__global__ __launch_bounds__(NT) void in_reduce_kernel(
    const short* __restrict__ x, float* __restrict__ psum,
    float* __restrict__ psq, int B, long HW, int C, int S) {
  int b = blockIdx.x / S;
  int sl = blockIdx.x % S;
  long rows = (HW + S - 1) / S;
  long r0 = sl * rows, r1 = min(r0 + rows, HW);
  const int gpr = C / 8;
  const int tid = threadIdx.x;
  const short* xb = x + (long)b * HW * C;

  int g = tid % gpr;
  int rstep = NT / gpr;
// ... 175 lines not shown
constexpr int MASK_NONE = 0, MASK_YACT = 1, MASK_X = 2;
DEV float actbw(float d, float yy, int act, float slope) {
  if (act == ACT_RELU) return yy > 0.f ? d : 0.f;
  if (act == ACT_LRELU) return yy > 0.f ? d : d * slope;
  if (act == ACT_TANH) return d * (1.f - yy * yy);
  return d;
}

template <int MM>
__global__ __launch_bounds__(NT) void in_bwd_reduce_kernel(
    const short* __restrict__ dy, const short* __restrict__ x,
    const short* __restrict__ yact, const float* __restrict__ gamma,
    const float* __restrict__ beta, const float* __restrict__ mean,
    const float* __restrict__ rstd,
    float* __restrict__ p1, float* __restrict__ p2, int B, long HW, int C,
    int S, int act, float slope, float* __restrict__ dgb) {
  int b = blockIdx.x / S;
  int sl = blockIdx.x % S;
  if (blockIdx.x == 0)
    for (int i = threadIdx.x; i < 2 * C; i += NT) dgb[i] = 0.f;
  long rows = (HW + S - 1) / S;
  long r0 = sl * rows, r1 = min(r0 + rows, HW);
  const int gpr = C / 8;
  const int tid = threadIdx.x;
  const long base = (long)b * HW * C;

  int g = tid % gpr;
  int rstep = NT / gpr;
  int rof = tid / gpr;
  float a1[8] = {}, a2[8] = {};
  float mv[8], rv[8], gv[8] = {}, bv[8] = {};
  #pragma unroll
  for (int j = 0; j < 8; ++j) {
    mv[j] = mean[(long)b * C + g * 8 + j];
    rv[j] = rstd[(long)b * C + g * 8 + j];
// ... 153 lines not shown
        float xh = (xf - smean[c]) * rs;
        float d = b2f(dv[j]);
        if (MM == MASK_YACT) d = actbw(d, b2f(yv[j]), act, slope);
        if (MM == MASK_X)
          d = actbw(d, in_affine(xf, smean[c], rs, gamma[c], beta[c]), act,
                    slope);
        out[j] = f2b(gamma[c] * rs * (d - sm1[c] - xh * sm2[c]));
      }
      *(v8s*)(dx + off) = out;
    }
  }
}

__global__ __launch_bounds__(NT) void channel_sum_kernel(
    const short* __restrict__ x, float* __restrict__ out, long rows, int C,
    int S) {
  int sl = blockIdx.x;
  long per = (rows + S - 1) / S;
  long r0 = sl * per, r1 = min(r0 + per, rows);
  const int gpr = C / 8;
  const int tid = threadIdx.x;
  int g = tid % gpr;
  int rstep = NT / gpr;
  int rof = tid / gpr;
  float a[8] = {};
  for (long r = r0 + rof; r < r1; r += rstep) {
    v8s v = *(const v8s*)(x + r * C + g * 8);
    #pragma unroll
    for (int j = 0; j < 8; ++j) a[j] += b2f(v[j]);
  }
  __shared__ float red[NT * 17];
  #pragma unroll
  for (int j = 0; j < 8; ++j) red[tid * 17 + j] = a[j];
  __syncthreads();
  for (int c = tid; c < C; c += NT) {
    int g2 = c / 8, j = c % 8;
    float t = 0;
    for (int k = 0; k < rstep; ++k) t += red[(g2 + k * gpr) * 17 + j];
    atomicAdd(&out[c], t);
  }
}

• _Instructions to follow_
No line before the one with "mv[j] = mean[(long)b * C + g * 8 + j];" belongs in the answer; copy that line and the rest of the records exactly.

• _Answer to the exercise_
    mv[j] = mean[(long)b * C + g * 8 + j];
    rv[j] = rstd[(long)b * C + g * 8 + j];
// ... 153 lines not shown
        float xh = (xf - smean[c]) * rs;
        float d = b2f(dv[j]);
        if (MM == MASK_YACT) d = actbw(d, b2f(yv[j]), act, slope);
        if (MM == MASK_X)
          d = actbw(d, in_affine(xf, smean[c], rs, gamma[c], beta[c]), act,
                    slope);
        out[j] = f2b(gamma[c] * rs * (d - sm1[c] - xh * sm2[c]));
      }
      *(v8s*)(dx + off) = out;
    }
  }
}

__global__ __launch_bounds__(NT) void channel_sum_kernel(
    const short* __restrict__ x, float* __restrict__ out, long rows, int C,
    int S) {
  int sl = blockIdx.x;
  long per = (rows + S - 1) / S;
  long r0 = sl * per, r1 = min(r0 + per, rows);
  const int gpr = C / 8;
  const int tid = threadIdx.x;
  int g = tid % gpr;
  int rstep = NT / gpr;
  int rof = tid / gpr;
  float a[8] = {};
  for (long r = r0 + rof; r < r1; r += rstep) {
    v8s v = *(const v8s*)(x + r * C + g * 8);
    #pragma unroll
    for (int j = 0; j < 8; ++j) a[j] += b2f(v[j]);
  }
  __shared__ float red[NT * 17];
  #pragma unroll
  for (int j = 0; j < 8; ++j) red[tid * 17 + j] = a[j];
  __syncthreads();
  for (int c = tid; c < C; c += NT) {
    int g2 = c / 8, j = c % 8;
    float t = 0;
    for (int k = 0; k < rstep; ++k) t += red[(g2 + k * gpr) * 17 + j];
    atomicAdd(&out[c], t);
  }
}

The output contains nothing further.